▸ THE TASK
Report all lines of the records that contain "while".

━━━ RECORDED DATA ━━━

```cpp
int sf_slot_prologue_ex(const float* prev, const float* init, const float* pm_ln_g, const float* pm_ln_b, const float* pm_w0_t,
                        const float* pm_b0, const float* pm_w2_t, const float* pm_b2, int norm_first, const float* kd_w_t,
                        const float* kd_b, const float* noise, long long noise_bs, float* kdist_out, long long kdist_bs,
                        const float* q_ln_g, const float* q_ln_b, const float* q_w_t, float* slots_out, float* q_out, int B,
                        int N, int D, float ln_eps, hipStream_t st) {
  if ((D % 64) != 0 || 2 * D > 768 || !kd_w_t || !kd_b || !q_w_t || !q_ln_g || !q_ln_b || !slots_out || !q_out || !init) return 1;
  if (prev && (!pm_ln_g || !pm_ln_b || !pm_w0_t || !pm_b0 || !pm_w2_t || !pm_b2)) return 1;
  if (B == 0) return 0;
  const int threads = 768, R = B * N, D2 = 2 * D;
  auto pmaxf = [&](int Nout, int K) { return su_kslices(threads, Nout, K) * Nout * SU_R; };
  int pmax = pmaxf(D2, D);
  if (pmaxf(D, D2) > pmax) pmax = pmaxf(D, D2);
  if (pmaxf(D, D) > pmax) pmax = pmaxf(D, D);
  const size_t lds = ((size_t)3 * D * SU_R + (size_t)D2 * SU_R + 2 * SU_R + (size_t)pmax) * sizeof(float);
  SF_TRY(sf_ensure_dyn_lds((const void*)sa_slot_prologue_kernel, lds));
  SpArgs a{prev, init, pm_ln_g, pm_ln_b, pm_w0_t, pm_b0, pm_w2_t, pm_b2, norm_first, kd_w_t, kd_b, noise, noise_bs, kdist_out,
           kdist_bs, q_ln_g, q_ln_b, q_w_t, slots_out, q_out};
  hipLaunchKernelGGL(sa_slot_prologue_kernel, dim3((R + SU_R - 1) / SU_R), dim3(threads), lds, st, a, R, N, D, pmax, ln_eps);
  SF_CHECK_LAUNCH();
  return 0;
}

int sf_sa_pick_partials(int HW) {
  if (HW % 256 == 0) return HW / 256;
  int P = HW / 128;
  while (P > 1 && (HW % P != 0 || (HW / P) % 16 != 0)) --P;
  if (P < 1) P = 1;
  return P;
}

extern "C" {

int sf_slot_attn_num_partials(int HW) { return sf_sa_pick_partials(HW); }

int sf_slot_attn_iter_f32(const float* k, const float* v, int ld, long long batch_stride, const float* q,
                          float* part_num, float* part_den, float* attn_out, int B, int HW, int N, int D,
                          float scale, float eps, void* stream) {
  return sf_slot_attn_iter_ex(k, v, ld, batch_stride, q, part_num, part_den, attn_out, (long long)N * HW, B, HW,
                              N, D, scale, eps, (hipStream_t)stream);
}
}

extern "C" int sf_slot_attn_iter_bf16(const void* k, const void* v, int ld, long long batch_stride, const float* q,
                                      float* part_num, float* part_den, float* attn_out, int B, int HW, int N, int D, float scale,
                                      float eps, void* stream) {
  SF_REQUIRE(k && v && q && part_num && part_den, "null pointer");
  SF_REQUIRE(B >= 0 && HW > 0 && (HW % 256) == 0 && N >= 1 && N <= SA_NMAX, "need 1 <= num_slots <= 8 and HW % 256 == 0");
  SF_REQUIRE(D == 64 || D == 128 || D == 192 || D == 256, "slot_size must be 64/128/192/256");
  SF_REQUIRE(ld >= D && (ld % 4) == 0 && (batch_stride % 4) == 0, "k/v rows must be 8-byte aligned");
  if (B == 0) return 0;
  const int P = sf_sa_pick_partials(HW);
  hipStream_t st = (hipStream_t)stream;
  dim3 grid(P, B), block(256);
  const __bf16* kb = (const __bf16*)k;
  const __bf16* vb = (const __bf16*)v;
  const long long abs_ = (long long)N * HW;
  sf_prof_begin(SF_K_SA_ITER, st, 2.0 * (double)B * HW * D * sizeof(__bf16));
#define SA_LAUNCHB(DD)                                                                                                   \
  hipLaunchKernelGGL((sa_attn_mfma_kernel<DD, __bf16>), grid, block, 0, st, kb, vb, ld, batch_stride, q, scale, eps, part_num, \
                     part_den, attn_out, abs_, HW, N, P)
  switch (D / 64) {
    case 1: SA_LAUNCHB(64); break;
    case 2: SA_LAUNCHB(128); break;
    case 3: SA_LAUNCHB(192); break;
    default: SA_LAUNCHB(256); break;
  }
#undef SA_LAUNCHB
  sf_prof_end(SF_K_SA_ITER, st);
  SF_CHECK_LAUNCH();
  return 0;
}

__device__ long long sa_ts[16];
// ... 225 lines not shown
```

slotformer_amd/csrc/slot_update_body.h:

```cpp
#pragma once
#include "sf_internal.h"


typedef float f32x16 __attribute__((ext_vector_type(16)));
typedef float f32x4 __attribute__((ext_vector_type(4)));
typedef __bf16 bf16x4 __attribute__((ext_vector_type(4)));
typedef __bf16 bf16x8 __attribute__((ext_vector_type(8)));

#ifdef UM_STAMPS
__device__ long long um_ts[16];
#define UMTS(i) do { if (block == 0 && threadIdx.x == 0) um_ts[i] = wall_clock64(); } while (0)
#else
#define UMTS(i) do { } while (0)
#endif

namespace {

constexpr int UM_D = 128, UM_H = 256, UM_ROWS = 32, UM_NT = 512;
constexpr int UM_DP = UM_D + 8, UM_HP = UM_H + 8;
constexpr int UM_FP = UM_D + 4;
constexpr int UV_BIH = 0, UV_BHH = 3 * UM_D, UV_LNG = 6 * UM_D, UV_LNB = 7 * UM_D, UV_B1 = 8 * UM_D, UV_B2 = 8 * UM_D + UM_H,
              UV_QG = 9 * UM_D + UM_H, UV_QB = 10 * UM_D + UM_H, UM_NV = 11 * UM_D + UM_H;
constexpr int UV_PG = UM_NV, UV_PBT = UV_PG + UM_D, UV_PB0 = UV_PBT + UM_D, UV_PB2 = UV_PB0 + UM_H, UV_KB = UV_PB2 + UM_D, UM_NV_NEXT = UV_KB + 2 * UM_D;
constexpr int UM_KP = 2 * UM_D + 8;
// ... 38 lines not shown
    acc = __builtin_amdgcn_mfma_f32_32x32x16_bf16(f.w[k][0], xl, acc, 0, 0, 0);
    acc = __builtin_amdgcn_mfma_f32_32x32x16_bf16(f.w[k][1], xh, acc, 0, 0, 0);
    acc = __builtin_amdgcn_mfma_f32_32x32x16_bf16(f.w[k][0], xh, acc, 0, 0, 0);
  }
}

struct UmArgs {
  const float *part_num, *part_den;
  int P;
  int pstep;
  const float* slots_prev;
  const uint4 *w_ih_p, *w_hh_p;
  const float *b_ih, *b_hh, *ln_g, *ln_b;
  const uint4* w1_p;
  const float* b1;
  const uint4* w2_p;
  const float* b2;
  float* slots_out;
  float* out2;
  long long out2_bs;
  const float *q_ln_g, *q_ln_b;
  const uint4* q_w_p;
  float* q_out;
  int R, N;
  float ln_eps;
  const float *pm_ln_g, *pm_ln_b;
  const uint4* pm_w0_p;
  const float* pm_b0;
  const uint4* pm_w2_p;
  const float* pm_b2;
  int pm_norm_first;
  const uint4* kd_w_p;
  const float* kd_b;
  const float* noise;
  long long noise_bs;
  float* kdist_out;
  long long kdist_bs;
  float* nx_slots;
};

}

constexpr size_t UM_LDS = (size_t)(4 * UM_ROWS * UM_DP + 2 * UM_ROWS * UM_HP) * 2
                          + (size_t)2 * UM_ROWS * UM_FP * 4
                          + (size_t)4 * 2 * 16 * 64 * 4
                          + (size_t)UM_ROWS * 64 * 4
                          + (size_t)UM_NV * 4;
constexpr size_t UM_LDS_NEXT = UM_LDS + (size_t)(UM_NV_NEXT - UM_NV) * 4;
static_assert((size_t)UM_ROWS * UM_KP * 4 <= (size_t)2 * UM_ROWS * UM_HP * 2, "kernel-distribution rows fit the hidden planes");

#define UM_G4(p) (*(f32x4 __attribute__((address_space(1)))*)(float __attribute__((address_space(1)))*)(p))
#define UM_CG4(p) (*(const f32x4 __attribute__((address_space(1)))*)(const float __attribute__((address_space(1)))*)(p))
#define UM_CGF(p) (*(const float __attribute__((address_space(1)))*)(p))
struct UmVar {
  const float *part_num, *part_den;
  int P, pstep;
  const float* slots_prev;
  float *slots_out, *out2, *q_out;
  const float* noise;
  float *kdist_out, *nx_slots;
  int R;
};

template <bool NEXT = false, class ArgsT = UmArgs, class VarT = UmVar>
__device__ __forceinline__ void um_rows(const ArgsT& a, const VarT& rv, float* um_lds_generic, const int block) {
  float* um_lds = (float*)(float __attribute__((address_space(3)))*)um_lds_generic;
  __bf16* Uh = (__bf16*)um_lds;
  __bf16* Ul = Uh + UM_ROWS * UM_DP;
  __bf16* Xh = Ul + UM_ROWS * UM_DP;
  __bf16* Xl = Xh + UM_ROWS * UM_DP;
  __bf16* Hh = Xl + UM_ROWS * UM_DP;
  __bf16* Hl = Hh + UM_ROWS * UM_HP;
  float* Fp = (float*)(Hl + UM_ROWS * UM_HP);
  float* Fn = Fp + UM_ROWS * UM_FP;
  float* EX = Fn + UM_ROWS * UM_FP;
  float* DN = EX + 4 * 2 * 16 * 64;
  float* PV = DN + UM_ROWS * 64;
  const int t = threadIdx.x, lane = t & 63, wave = t >> 6;
  const int row0 = block * UM_ROWS;
  const int cb = wave & 3, half = wave >> 2;
  const int tok = lane & 31, kg = lane >> 5;

  UMTS(0);
  float dnv[4];
#pragma unroll
  for (int i = 0; i < 4; ++i) {
    const int idx = t + UM_NT * i, r = idx >> 6, p = idx & 63, row = row0 + r;
    dnv[i] = 0.f;
    if (row < rv.R && p < rv.P) {
      const int b = row / a.N, n = row - b * a.N;
      dnv[i] = rv.part_den[((long long)b * rv.P * rv.pstep + (long long)p * rv.pstep) * a.N + n];
    }
  }
  const int ur = t >> 4, uc = (t & 15) * 8;
  const bool rok = row0 + ur < rv.R;
  const int urow = min(row0 + ur, rv.R - 1), ub = urow / a.N, un = urow - ub * a.N;
  const float* pn = rv.part_num + ((long long)ub * rv.P * rv.pstep * a.N + un) * UM_D + uc;
  const long long pst = (long long)rv.pstep * a.N * UM_D;
  f32x4 pa[8][2];
#pragma unroll
  for (int p = 0; p < 8; ++p) {
    const int pc = min(p, rv.P - 1);
    pa[p][0] = *(const f32x4*)(pn + pc * pst);
    pa[p][1] = *(const f32x4*)(pn + pc * pst + 4);
  }
  const f32x4 h0 = UM_CG4(rv.slots_prev + (long long)urow * UM_D + uc), h1 = UM_CG4(rv.slots_prev + (long long)urow * UM_D + uc + 4);
  constexpr int NPV = NEXT ? 5 : 4;
  float pvv[NPV];
#pragma unroll
  for (int i = 0; i < NPV; ++i) {
    const int j = t + UM_NT * i;
    float v = 0.f;
    if (j < UV_BHH) v = UM_CGF(a.b_ih + (j));
    else if (j < UV_LNG) v = UM_CGF(a.b_hh + (j - UV_BHH));
    else if (j < UV_LNB) v = UM_CGF(a.ln_g + (j - UV_LNG));
    else if (j < UV_B1) v = UM_CGF(a.ln_b + (j - UV_LNB));
    else if (j < UV_B2) v = UM_CGF(a.b1 + (j - UV_B1));
    else if (j < UV_QG) v = UM_CGF(a.b2 + (j - UV_B2));
    else if (j < UV_QB) v = rv.q_out ? UM_CGF(a.q_ln_g + (j - UV_QG)) : 0.f;
    else if (j < UM_NV) v = rv.q_out ? UM_CGF(a.q_ln_b + (j - UV_QB)) : 0.f;
    else if constexpr (NEXT) {
      if (j < UV_PBT) v = UM_CGF(a.pm_ln_g + (j - UV_PG));
      else if (j < UV_PB0) v = UM_CGF(a.pm_ln_b + (j - UV_PBT));
      else if (j < UV_PB2) v = UM_CGF(a.pm_b0 + (j - UV_PB0));
      else if (j < UV_KB) v = UM_CGF(a.pm_b2 + (j - UV_PB2));
      else v = UM_CGF(a.kd_b + (j - UV_KB));
    }
    pvv[i] = v;
  }
  UmFrags<8> fa, fb;
  um_load(fa, a.w_ih_p, 12, half * 4 + cb, 0, lane);
#pragma unroll
  for (int i = 0; i < 4; ++i) {
    DN[t + UM_NT * i] = dnv[i];
    if (t + UM_NT * i < (NEXT ? UM_NV_NEXT : UM_NV)) PV[t + UM_NT * i] = pvv[i];
  }
  if constexpr (NEXT) PV[t + UM_NT * 4] = pvv[4];
  f32x4 n0 = {0.f, 0.f, 0.f, 0.f}, n1 = n0;
#pragma unroll
  for (int p = 0; p < 8; ++p)
    if (p < rv.P) {
      n0 += pa[p][0];
      n1 += pa[p][1];
    }
  if (rv.P > 8) {
#pragma unroll
    for (int p = 0; p < 8; ++p) {
      const int pc = min(8 + p, rv.P - 1);
      pa[p][0] = *(const f32x4*)(pn + pc * pst);
      pa[p][1] = *(const f32x4*)(pn + pc * pst + 4);
    }
  }
  um_load(fb, a.w_hh_p, 12, half * 4 + cb, 0, lane);
  if (rv.P > 8) {
#pragma unroll
    for (int p = 0; p < 8; ++p)
      if (8 + p < rv.P) {
        n0 += pa[p][0];
        n1 += pa[p][1];
      }
    for (int p = 16; p < rv.P; ++p) {
      n0 += *(const f32x4*)(pn + p * pst);
      n1 += *(const f32x4*)(pn + p * pst + 4);
    }
  }
  UMTS(1);
  __syncthreads();
  UMTS(2);
  {
    float den = 0.f;
    for (int p = 0; p < rv.P; ++p) den += DN[ur * 64 + p];
    const f32x4 zero4 = {0.f, 0.f, 0.f, 0.f};
    um_split4(Uh, Ul, ur * UM_DP + uc, rok ? n0 / den : zero4);
    um_split4(Uh, Ul, ur * UM_DP + uc + 4, rok ? n1 / den : zero4);
    um_split4(Xh, Xl, ur * UM_DP + uc, rok ? h0 : zero4);
    um_split4(Xh, Xl, ur * UM_DP + uc + 4, rok ? h1 : zero4);
    *(f32x4*)(Fp + ur * UM_FP + uc) = rok ? h0 : zero4;
    *(f32x4*)(Fp + ur * UM_FP + uc + 4) = rok ? h1 : zero4;
  }
  __syncthreads();

  UMTS(3);
  f32x16 g1, g2;
#pragma unroll
  for (int r = 0; r < 16; ++r) g1[r] = g2[r] = 0.f;
  um_gemm(g1, fa, Uh, Ul, UM_DP, 0, lane);
  um_load(fa, half == 0 ? a.w_ih_p : a.w_hh_p, 12, 8 + cb, 0, lane);
  um_gemm(g1, fb, Xh, Xl, UM_DP, 0, lane);
  UmFrags<8> fm;
  um_load(fm, a.w1_p, 8, wave, 0, lane);
  um_gemm(g2, fa, half == 0 ? Uh : Xh, half == 0 ? Ul : Xl, UM_DP, 0, lane);
  UMTS(4);
  if (half == 1) {
#pragma unroll
    for (int g = 0; g < 4; ++g) {
      const int c = 32 * cb + 8 * g + 4 * kg;
      const f32x4 bz = *(const f32x4*)(PV + UV_BIH + UM_D + c) + *(const f32x4*)(PV + UV_BHH + UM_D + c), bn = *(const f32x4*)(PV + UV_BHH + 2 * UM_D + c);
#pragma unroll
      for (int q = 0; q < 4; ++q) {
        EX[((cb * 2 + 0) * 16 + 4 * g + q) * 64 + lane] = um_sigmoid(g1[4 * g + q] + bz[q]);
        EX[((cb * 2 + 1) * 16 + 4 * g + q) * 64 + lane] = g2[4 * g + q] + bn[q];
      }
    }
  }
  else {
#pragma unroll
    for (int g = 0; g < 4; ++g) {
      const int c = 32 * cb + 8 * g + 4 * kg;
      const f32x4 br = *(const f32x4*)(PV + UV_BIH + c) + *(const f32x4*)(PV + UV_BHH + c);
#pragma unroll
      for (int q = 0; q < 4; ++q) g1[4 * g + q] = um_sigmoid(g1[4 * g + q] + br[q]);
    }
  }
  __syncthreads();
  if (half == 0) {
#pragma unroll
    for (int g = 0; g < 4; ++g) {
      const int c = 32 * cb + 8 * g + 4 * kg;
      const f32x4 bn = *(const f32x4*)(PV + UV_BIH + 2 * UM_D + c);
      const f32x4 hp = *(const f32x4*)(Fp + tok * UM_FP + c);
      f32x4 hn;
#pragma unroll
      for (int q = 0; q < 4; ++q) {
        const float rr = g1[4 * g + q];
        const float z = EX[((cb * 2 + 0) * 16 + 4 * g + q) * 64 + lane], ghn = EX[((cb * 2 + 1) * 16 + 4 * g + q) * 64 + lane];
        const float nn = um_tanh(g2[4 * g + q] + bn[q] + rr * ghn);
        hn[q] = (1.f - z) * nn + z * hp[q];
      }
      *(f32x4*)(Fn + tok * UM_FP + c) = hn;
    }
  }
  __syncthreads();

  UMTS(5);
  UmFrags<8> f2;
  um_load(f2, a.w2_p, 4, cb, half * 8, lane);
  UmFrags<8> fp0, fp2, fk;
  {
    const f32x4 v0 = *(const f32x4*)(Fn + ur * UM_FP + uc), v1 = *(const f32x4*)(Fn + ur * UM_FP + uc + 4);
    const float mu = sf_sum16(((v0[0] + v0[1]) + (v0[2] + v0[3])) + ((v1[0] + v1[1]) + (v1[2] + v1[3]))) / (float)UM_D;
    const f32x4 d0 = v0 - mu, d1 = v1 - mu;
    const float var = sf_sum16(((d0[0] * d0[0] + d0[1] * d0[1]) + (d0[2] * d0[2] + d0[3] * d0[3])) +
                               ((d1[0] * d1[0] + d1[1] * d1[1]) + (d1[2] * d1[2] + d1[3] * d1[3]))) / (float)UM_D;
    const float rs = 1.0f / sqrtf(var + a.ln_eps);
    um_split4(Xh, Xl, ur * UM_DP + uc, d0 * rs * *(const f32x4*)(PV + UV_LNG + uc) + *(const f32x4*)(PV + UV_LNB + uc));
    um_split4(Xh, Xl, ur * UM_DP + uc + 4, d1 * rs * *(const f32x4*)(PV + UV_LNG + uc + 4) + *(const f32x4*)(PV + UV_LNB + uc + 4));
  }
  __syncthreads();

  UMTS(6);
#pragma unroll
  for (int r = 0; r < 16; ++r) g1[r] = 0.f;
  um_gemm(g1, fm, Xh, Xl, UM_DP, 0, lane);
#pragma unroll
  for (int g = 0; g < 4; ++g) {
    const int c = 32 * wave + 8 * g + 4 * kg;
    const f32x4 bb = *(const f32x4*)(PV + UV_B1 + c);
    const f32x4 hv = {fmaxf(g1[4 * g] + bb[0], 0.f), fmaxf(g1[4 * g + 1] + bb[1], 0.f), fmaxf(g1[4 * g + 2] + bb[2], 0.f),
                      fmaxf(g1[4 * g + 3] + bb[3], 0.f)};
    um_split4(Hh, Hl, tok * UM_HP + c, hv);
  }
  __syncthreads();

  UMTS(7);
  UmFrags<4> fq;
  if (rv.q_out) um_load(fq, a.q_w_p, 4, cb, half * 4, lane);
  if constexpr (NEXT) um_load(fp0, a.pm_w0_p, 8, wave, 0, lane);
#pragma unroll
  for (int r = 0; r < 16; ++r) g2[r] = 0.f;
  um_gemm(g2, f2, Hh, Hl, UM_HP, half * 8, lane);
  if constexpr (NEXT) um_load(fp2, a.pm_w2_p, 4, cb, half * 8, lane);
  if (half == 1) {
#pragma unroll
    for (int r = 0; r < 16; ++r) EX[(cb * 2 * 16 + r) * 64 + lane] = g2[r];
  }
  __syncthreads();
  if (half == 0) {
    const int row = row0 + tok;
    const int b = min(row, rv.R - 1) / a.N, n = min(row, rv.R - 1) - b * a.N;
#pragma unroll
    for (int g = 0; g < 4; ++g) {
      const int c = 32 * cb + 8 * g + 4 * kg;
      const f32x4 bb = *(const f32x4*)(PV + UV_B2 + c), hn = *(const f32x4*)(Fn + tok * UM_FP + c);
// ... 145 lines not shown
```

━━━

▸ RESULT OF THE TASK
  while (P > 1 && (HW % P != 0 || (HW / P) % 16 != 0)) --P;
#define UMTS(i) do { if (block == 0 && threadIdx.x == 0) um_ts[i] = wall_clock64(); } while (0)
#define UMTS(i) do { } while (0)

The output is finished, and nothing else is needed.